▸ **WHAT YOU HAVE TO DO**
The lines of the records that include "kend" should all be copied.

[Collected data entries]
#if (defined(CCSX_EXP_NO_FILL) || defined(CCSX_EXP_NO_SCORE) || defined(CCSX_EXP_ONE_ROUND) || defined(CCSX_EXP_ALL_VALID) || defined(CCSX_EXP_CHEAP_VALIDITY) || \
     defined(CCSX_EXP_NO_ROWS) || defined(CCSX_EXP_NO_SCORE_LOG) || defined(CCSX_EXP_SKIP_ROUND2_SCORE) || defined(CCSX_EXP_NO_QV_EXP) || defined(CCSX_EXP_REPEAT) || defined(CCSX_EXP_NO_BANDMASK) || \
     defined(CCSX_EXP_HOT_PROLOGUE) || defined(CCSX_EXIT_AFTER_PROLOGUE)) && !defined(CCSX_EXPERIMENT)
#error "CCSX_EXP_* / CCSX_EXIT_AFTER_PROLOGUE switches produce wrong results: build them with -DCCSX_EXPERIMENT (never ship such a library)"
#endif
#define CCSX_STR2(x) #x
#define CCSX_STR(x) CCSX_STR2(x)
int ccsx_kernel_is_experiment()
{
#ifdef CCSX_EXPERIMENT
    return 1;
#else
    return 0;
#endif
// ... 599 lines not shown
        const int vb = rec.x & 3;
        const int p0 = rec.y;
        const unsigned long long multim = actm & M_NE0(rec.x & 0xe00);
        const unsigned long long far0m = actm & M_NE0(rec.x & CREC_FAR0);
        const uint32_t slot0 = p0 < 0 ? PRING : (uint32_t)(p0 & (PRING - 1));
        int k0x, k0y, k0z;
        { const uint32_t ka = kinBase + slot0 * 16; k0x = LDS_I32(ka); k0y = LDS_I32(ka + 4); k0z = LDS_I32(ka + 8); }
        if (__builtin_expect(far0m != 0ull, 0)) { if (rec.x & CREC_FAR0) { const int4 t = kinfo[p0]; k0x = t.x; k0y = t.y; k0z = t.z; } LANDED(k0x); LANDED(k0y); LANDED(k0z); }
        int ulo = k0x, ubr = k0z;
        int plo1 = 0, plo2 = 0;
        if (multim) {
            const int np = (rec.x >> 8) & 15;
            const bool act = live && k < n0;
            int bestcm = k0y;
            for (int q = 1; q < CCSX_MAXPRED; ++q) {
                if ((actm & M_SGT(np, q)) == 0ull) break;
                int pq = q == 1 ? rec.z : rec.w;
                if (q >= 3) {
                    if (act && np > q) pq = pxw[(size_t)k * 4 + (q - 3)];
                    LANDED(pq);
                }
                const bool on = act && np > q;
                const bool farq = on && k - pq > PRING;
                const uint32_t ka = kinBase + (on ? (uint32_t)(pq & (PRING - 1)) : (uint32_t)PRING) * 16;
                int qx = LDS_I32(ka), qy = LDS_I32(ka + 4), qz = LDS_I32(ka + 8);
                if (__builtin_expect(M_NE0(farq ? 1 : 0) != 0ull, 0)) { if (farq) { const int4 t = kinfo[pq]; qx = t.x; qy = t.y; qz = t.z; } LANDED(qx); LANDED(qy); LANDED(qz); }
                if (q == 1) plo1 = qx; else if (q == 2) plo2 = qx;
                if (on && qy > bestcm) { bestcm = qy; ulo = qx; ubr = qz; }
            }
        }
        int lo = imed3(ubr + (1 - PB / 2), ulo, ulo + 2);
        lo = lo < hiI ? lo : hiI;
        lo = lo > 0 ? lo : 0;
        if (__builtin_expect((actm & M_UGT(lo - c0, CH16 - PB - 2)) != 0ull, 0)) {
            __syncthreads();
            if (live && k < n0 && (unsigned)(lo - c0) > (unsigned)(CH16 - PB - 2)) {
                c0 = lo - 128 > 0 ? lo - 128 : 0;
                load_read_chunk_m1(sRead[gq], rb, I, rev, c0, l);
            }
            __syncthreads();
        }
        const int r0w = lo + l2;
        int s0, s1;
        {
            const uint32_t idx = (uint32_t)(r0w - c0) & (CH16 - 1);
            const uint32_t wa = readBase + ((idx >> 4) << 2);
            const uint32_t wlo = (uint32_t)LDS_I32(wa), whi = (uint32_t)LDS_I32(wa + 4);
            const uint32_t t = __builtin_amdgcn_alignbit(whi, wlo, (idx & 15u) << 1);
            s0 = (vb == (int)(t & 3u)) ? SC_MATCH : SC_MISMATCH;
            s1 = (vb == (int)((t >> 2) & 3u)) ? SC_MATCH : SC_MISMATCH;
        }
        int b0, b1, m0, m1;
        {
            const int w = imed3(r0w - k0x + 3, 1, PGS - 3);
            const uint32_t src = ringBase + slot0 * (PGS * 4) + ((uint32_t)w << 2);
            int x0 = LDS_I32(src), y0 = LDS_I32(src + 4), y1 = LDS_I32(src + 8);
            if (__builtin_expect(far0m != 0ull, 0)) {
                if (rec.x & CREC_FAR0) {
                    const int32_t *Mu = Mcol + (size_t)p0 * PB;
                    const int o = r0w - k0x - 1;
                    x0 = (unsigned)o < (unsigned)PB ? Mu[o] : NEGV;
                    y0 = (unsigned)(o + 1) < (unsigned)PB ? Mu[o + 1] : NEGV;
                    y1 = (unsigned)(o + 2) < (unsigned)PB ? Mu[o + 2] : NEGV;
                }
                LANDED(x0); LANDED(y0); LANDED(y1);
            }
            const int d0 = x0 + s0, e0 = y0 + SC_DEL, d1 = y0 + s1, e1 = y1 + SC_DEL;
            const bool t0 = e0 > d0, t1 = e1 > d1;
            b0 = t0 ? e0 : d0; m0 = t0 ? 1 : 0;
            b1 = t1 ? e1 : d1; m1 = t1 ? 1 : 0;
        }
        if (multim) {
            const int np = (rec.x >> 8) & 15;
            const bool act = live && k < n0;
            for (int q = 1; q < CCSX_MAXPRED; ++q) {
                if ((actm & M_SGT(np, q)) == 0ull) break;
                const bool on = act && np > q;
                int pq = q == 1 ? rec.z : rec.w, plo = q == 1 ? plo1 : plo2;
                if (q >= 3) {
                    if (on) {
                        pq = pxw[(size_t)k * 4 + (q - 3)];
                        if (k - pq > PRING) plo = kinfo[pq].x; else plo = LDS_I32(kinBase + (uint32_t)(pq & (PRING - 1)) * 16);
                    }
                    LANDED(pq); LANDED(plo);
                }
                const bool farq = on && k - pq > PRING;
                const int off = r0w - plo;
                const int w = imed3(off + 3, 1, PGS - 3);
                const uint32_t src = ringBase + (on ? (uint32_t)(pq & (PRING - 1)) : (uint32_t)PRING) * (PGS * 4) + ((uint32_t)w << 2);
                int x0 = LDS_I32(src), y0 = LDS_I32(src + 4), y1 = LDS_I32(src + 8);
                if (__builtin_expect(M_NE0(farq ? 1 : 0) != 0ull, 0)) {
                    if (farq) {
                        const int32_t *Mu = Mcol + (size_t)pq * PB;
                        const int o = off - 1;
                        x0 = (unsigned)o < (unsigned)PB ? Mu[o] : NEGV;
                        y0 = (unsigned)(o + 1) < (unsigned)PB ? Mu[o + 1] : NEGV;
                        y1 = (unsigned)(o + 2) < (unsigned)PB ? Mu[o + 2] : NEGV;
                    }
                    LANDED(x0); LANDED(y0); LANDED(y1);
                }
                const int mq = q << 1;
                int c;
                c = x0 + s0;     if (on && c > b0) { b0 = c; m0 = mq; }
                c = y0 + SC_DEL; if (on && c > b0) { b0 = c; m0 = mq | 1; }
                c = y0 + s1;     if (on && c > b1) { b1 = c; m1 = mq; }
                c = y1 + SC_DEL; if (on && c > b1) { b1 = c; m1 = mq | 1; }
            }
        }
        { const int c = b0 + SC_INS; if (c > b1) { b1 = c; m1 = 15; } }
        {
            const int S = row_scan_max_i32(b1 + l8);
            const int Sp = __builtin_amdgcn_update_dpp(-(1 << 30), S, DPP_ROW_SHR(1), 0xf, 0xf, false);
            const int c0v = Sp - (l8 - 8 - SC_INS);
            const int c1v = Sp - (l8 - 8 - 2 * SC_INS);
            if (c0v > b0) { b0 = c0v; m0 = 15; }
            if (c1v > b1) { b1 = c1v; m1 = 15; }
        }
        if (r0w > I || b0 < NEGV / 2) b0 = NEGV;
        if (r0w >= I || b1 < NEGV / 2) b1 = NEGV;
        int cm, br;
        {
            const int f = -(1 << 24);
            const int k0_ = ((b0 > f ? b0 : f) * 64) | kRow0, k1_ = ((b1 > f ? b1 : f) * 64) | kRow1;
            const int key = row_allmax_i32(k0_ > k1_ ? k0_ : k1_);
            cm = key >> 6; br = (lo + 63) - (key & 63);
        }
        if (__builtin_expect((actm & M_SGT(lo + PB, I)) != 0ull, 0)) {
            const int e = r0w == I ? b0 : (r0w + 1 == I ? b1 : NEGV);
            const int ev = __builtin_amdgcn_ds_bpermute(bcastAddr, row_scan_max_i32(e));
            if (live && k < n0 && ev > NEGV / 2 && ev > bs) { bs = ev; kend = k; }
        }
        if (live && k < n0) {
            *(int2 *)&sRing[gq][k & (PRING - 1)][4 + l2] = make_int2(b0, b1);
            *mvp = (uint8_t)(m0 | (m1 << 4));
            if (l == 0) {
                sKin[gq][k & (PRING - 1)] = make_int4(lo, cm, br, 0);
                *lop = lo;
            }
            if (__builtin_expect((rec.x & CREC_NEED) != 0, 0)) {
                *(int2 *)Mp = make_int2(b0, b1);
                if (l == 0) *kip = make_int4(lo, cm, br, p0);
            }
        }
    }
#undef M_NE0
#undef M_SLT
#undef M_SGT
#undef M_UGT
#undef LDS_I32
    __threadfence_block();
    if (live && l == 0) { st[ST_KEND] = kend; st[ST_BS] = bs; }
}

▸ **RESULT OF THIS EXERCISE**
            if (live && k < n0 && ev > NEGV / 2 && ev > bs) { bs = ev; kend = k; }
    if (live && l == 0) { st[ST_KEND] = kend; st[ST_BS] = bs; }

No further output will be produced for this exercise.